- _EXERCISE DESCRIPTION_: Match on the string "bool" in the entries below and return every matching line.
━━━━━━━━━━━━━━━━━━━━━━━━━━━━━━
+    auto put_slot = [&](uint32_t *dst, const FpE &a) {
+        uint8_t b[48];
+        fp_mont392_bytes(a, b);
+        U384 m;
+        memcpy(m.w, b, 48);
+        for (int i = 0; i < 14; i++) {
+            const int bit = 28 * i;
+            uint64_t v = m.w[bit >> 6] >> (bit & 63);
+            if ((bit & 63) > 36 && (bit >> 6) + 1 < 6) v |= m.w[(bit >> 6) + 1] << (64 - (bit & 63));
+            dst[i] = (uint32_t)(v & 0xfffffffu);
+        }
+        dst[14] = dst[15] = 0;
+    };
+    auto put_words = [&](uint32_t *dst, const FpE &a) {
+        uint8_t b[48];
+        fp_mont392_bytes(a, b);
+        memcpy(dst, b, 48);
+    };
+    out.assign(SIX_NORM_DW + 4 * 24, 0);
+    const uint8_t *src[2] = {l28_sg2, l28_g2};
+    F2 K[2] = {f2_one(), f2_one()};
+    int ln = 0;
+    for (int bit = 62; bit >= 0; bit--) {
+        const int steps = ((0xd201000000010000ull >> bit) & 1) ? 2 : 1;
+        for (int u = 0; u < 2; u++) K[u] = f2_sqr(K[u]);
+        for (int s2 = 0; s2 < steps; s2++, ln++)
+            for (int u = 0; u < 2; u++) {
+                const uint8_t *rec = src[u] + (size_t)ln * 8 * 64;
+                const F2 nl = {slot_fp(rec), slot_fp(rec + 64)}, cc = {slot_fp(rec + 4 * 64), slot_fp(rec + 5 * 64)};
+                if (f2_is_zero(cc)) return false;
+                const F2 B = f2_inv(cc), A = f2_mul(nl, B);
+                uint32_t *dst = out.data() + ((size_t)ln * 2 + u) * 4 * 16;
+                put_slot(dst, A.a); put_slot(dst + 16, A.b); put_slot(dst + 32, B.a); put_slot(dst + 48, B.b);
+                K[u] = f2_mul(K[u], cc);
+            }
+    }
+    if (ln != H2V_MILLER_LINES) return false;
+    const F2 ks[4] = {f2_one(), K[0], K[1], f2_mul(K[0], K[1])};
+    for (int q = 0; q < 4; q++) { put_words(out.data() + SIX_NORM_DW + 24 * q, ks[q].a); put_words(out.data() + SIX_NORM_DW + 24 * q + 12, ks[q].b); }
+    return true;
+}
 
 struct h2v_workspace {
     int device = 0;
@@ -390,6 +449,20 @@
         }
     }
     d.vk_tab = (const uint32_t *)p->vk_tab;
+    {
+        std::vector<uint32_t> six;
+        if (six_line_tables(blob + w[H2V_HW_OFF_LINES28_SG2], blob + w[H2V_HW_OFF_LINES28_G2], six)) {
+            if (hipMalloc(&p->six_tab, six.size() * 4) != hipSuccess || hipMemcpy(p->six_tab, six.data(), six.size() * 4, hipMemcpyHostToDevice) != hipSuccess) {
+                if (p->six_tab) (void)hipFree(p->six_tab);
+                (void)hipFree(p->vk_tab);
+                if (p->fold_terms) (void)hipFree(p->fold_terms);
+                (void)hipFree(p->blob); delete p;
+                return fail(H2V_E_DEVICE, "six-lane line table upload failed");
+            }
+            d.six_norm28 = (const uint32_t *)p->six_tab;
+            d.six_k = d.six_norm28 + SIX_NORM_DW;
+        }
+    }
     if (!ivc && n_bases) {
         uint32_t nv = 0;
         while (nv < n_terms && rd32(patched.data() + w[H2V_HW_OFF_TERMS] + 8 * nv) != H2V_TERM_VK_BASE) nv++;
@@ -413,6 +486,7 @@
             d.fix_c = fc; d.fix_W = fW;
             if (!okf) {
                 if (p->fix_tab) (void)hipFree(p->fix_tab);
+                if (p->six_tab) (void)hipFree(p->six_tab);
                 (void)hipFree(p->vk_tab);
                 (void)hipFree(p->blob); delete p;
                 return fail(H2V_E_DEVICE, "fixed-base table setup failed");
@@ -436,7 +510,8 @@
     if (p->fold_terms) (void)hipFree(p->fold_terms);
     if (p->vk_tab) (void)hipFree(p->vk_tab);
     if (p->fix_tab) (void)hipFree(p->fix_tab);
-    p->blob = p->fold_terms = p->vk_tab = p->fix_tab = nullptr;
+    if (p->six_tab) (void)hipFree(p->six_tab);
+    p->blob = p->fold_terms = p->vk_tab = p->fix_tab = p->six_tab = nullptr;
 }
 extern "C" void h2v_plan_free(h2v_plan *p) {
     if (!p) return;
@@ -1081,7 +1156,7 @@
     if (wide_up_to < 0) wide_up_to = msm_n_simd();
     const int forced = g_opts.v[H2V_OPT_PAIRING_ENGINE];
     if (impl == 1 && forced) impl = forced == 1 ? 0 : forced == 16 ? 2 : forced == 64 ? 3 : forced == 6 ? 5 : forced == 12 ? 6 : 4;
-    if (impl == 5 || (impl == 1 && !skip && prefer_six)) {
+    if ((impl == 5 || (impl == 1 && !skip && prefer_six)) && d.six_norm28) {
         hipLaunchKernelGGL(k_pairing_six, dim3((n + SIX_GROUPS - 1) / SIX_GROUPS), dim3(64), SIX_LDS_BYTES, st, d, n, pts, valid, valid_sub, er, el_jac, status, accept, dbg);
         return 6u;
     }
@@ -2712,6 +2787,8 @@
     DevBuf din, doff, dsc, dpts, dvalid, der, dst, dacc, dtab;
     mp.d.lines28_sg2 = p->d.lines28_sg2;
     mp.d.lines28_g2 = p->d.lines28_g2;
+    mp.d.six_norm28 = p->d.six_norm28;
+    mp.d.six_k = p->d.six_k;
     if (mp.build(2, 1, p->d.lines_sg2, p->d.lines_g2) || upload_offsets(doff, n, 96) || din.alloc((size_t)n * 96) || dsc.alloc((size_t)n * 32) ||
         dpts.alloc((size_t)n * 192) || dvalid.alloc((size_t)n * 2) || der.alloc((size_t)n * 144) || dst.alloc((size_t)n * 4) || dacc.alloc(n))
         return fail(H2V_E_DEVICE, "probe setup failed");
diff --git a/plutus_halo2_verifier_gen_amd/csrc/h2v_curve28.hpp b/plutus_halo2_verifier_gen_amd/csrc/h2v_curve28.hpp
--- a/plutus_halo2_verifier_gen_amd/csrc/h2v_curve28.hpp
+++ b/plutus_halo2_verifier_gen_amd/csrc/h2v_curve28.hpp
@@ -41,11 +41,10 @@
 #undef F28_MUL_
 #undef F28_SQR_
 H2V_DI void g1j28_dbl(G1J28 &r, const G1J28 &p) { g1j28_dbl_t<false>(r, p); }
-H2V_DI int g1j28_add(G1J28 &r, const G1J28 &p, const G1J28 &q, const bool neg_q) {
+H2V_DI int g1j28_add_zz(G1J28 &r, const G1J28 &p, const G1J28 &q, const bool neg_q, const F28 &zz, const F28 &zzz) {
     F28 X1 = p.x, Y1 = p.y, Z1 = p.z, a, b, c, t;
-    f28_sqr(a, q.z);
-    f28_mul(X1, X1, a);
-    f28_mul(t, q.z, a); f28_mul(Y1, Y1, t);
+    f28_mul(X1, X1, zz);
+    f28_mul(Y1, Y1, zzz);
     f28_sqr(a, Z1);
     f28_mul(b, q.x, a);
     f28_mul(t, Z1, a);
━━━━━━━━━━━━━━━━━━━━━━━━━━━━━━
- _ANSWER FOR THE TASK_:
-H2V_DI int g1j28_add(G1J28 &r, const G1J28 &p, const G1J28 &q, const bool neg_q) {
+H2V_DI int g1j28_add_zz(G1J28 &r, const G1J28 &p, const G1J28 &q, const bool neg_q, const F28 &zz, const F28 &zzz) {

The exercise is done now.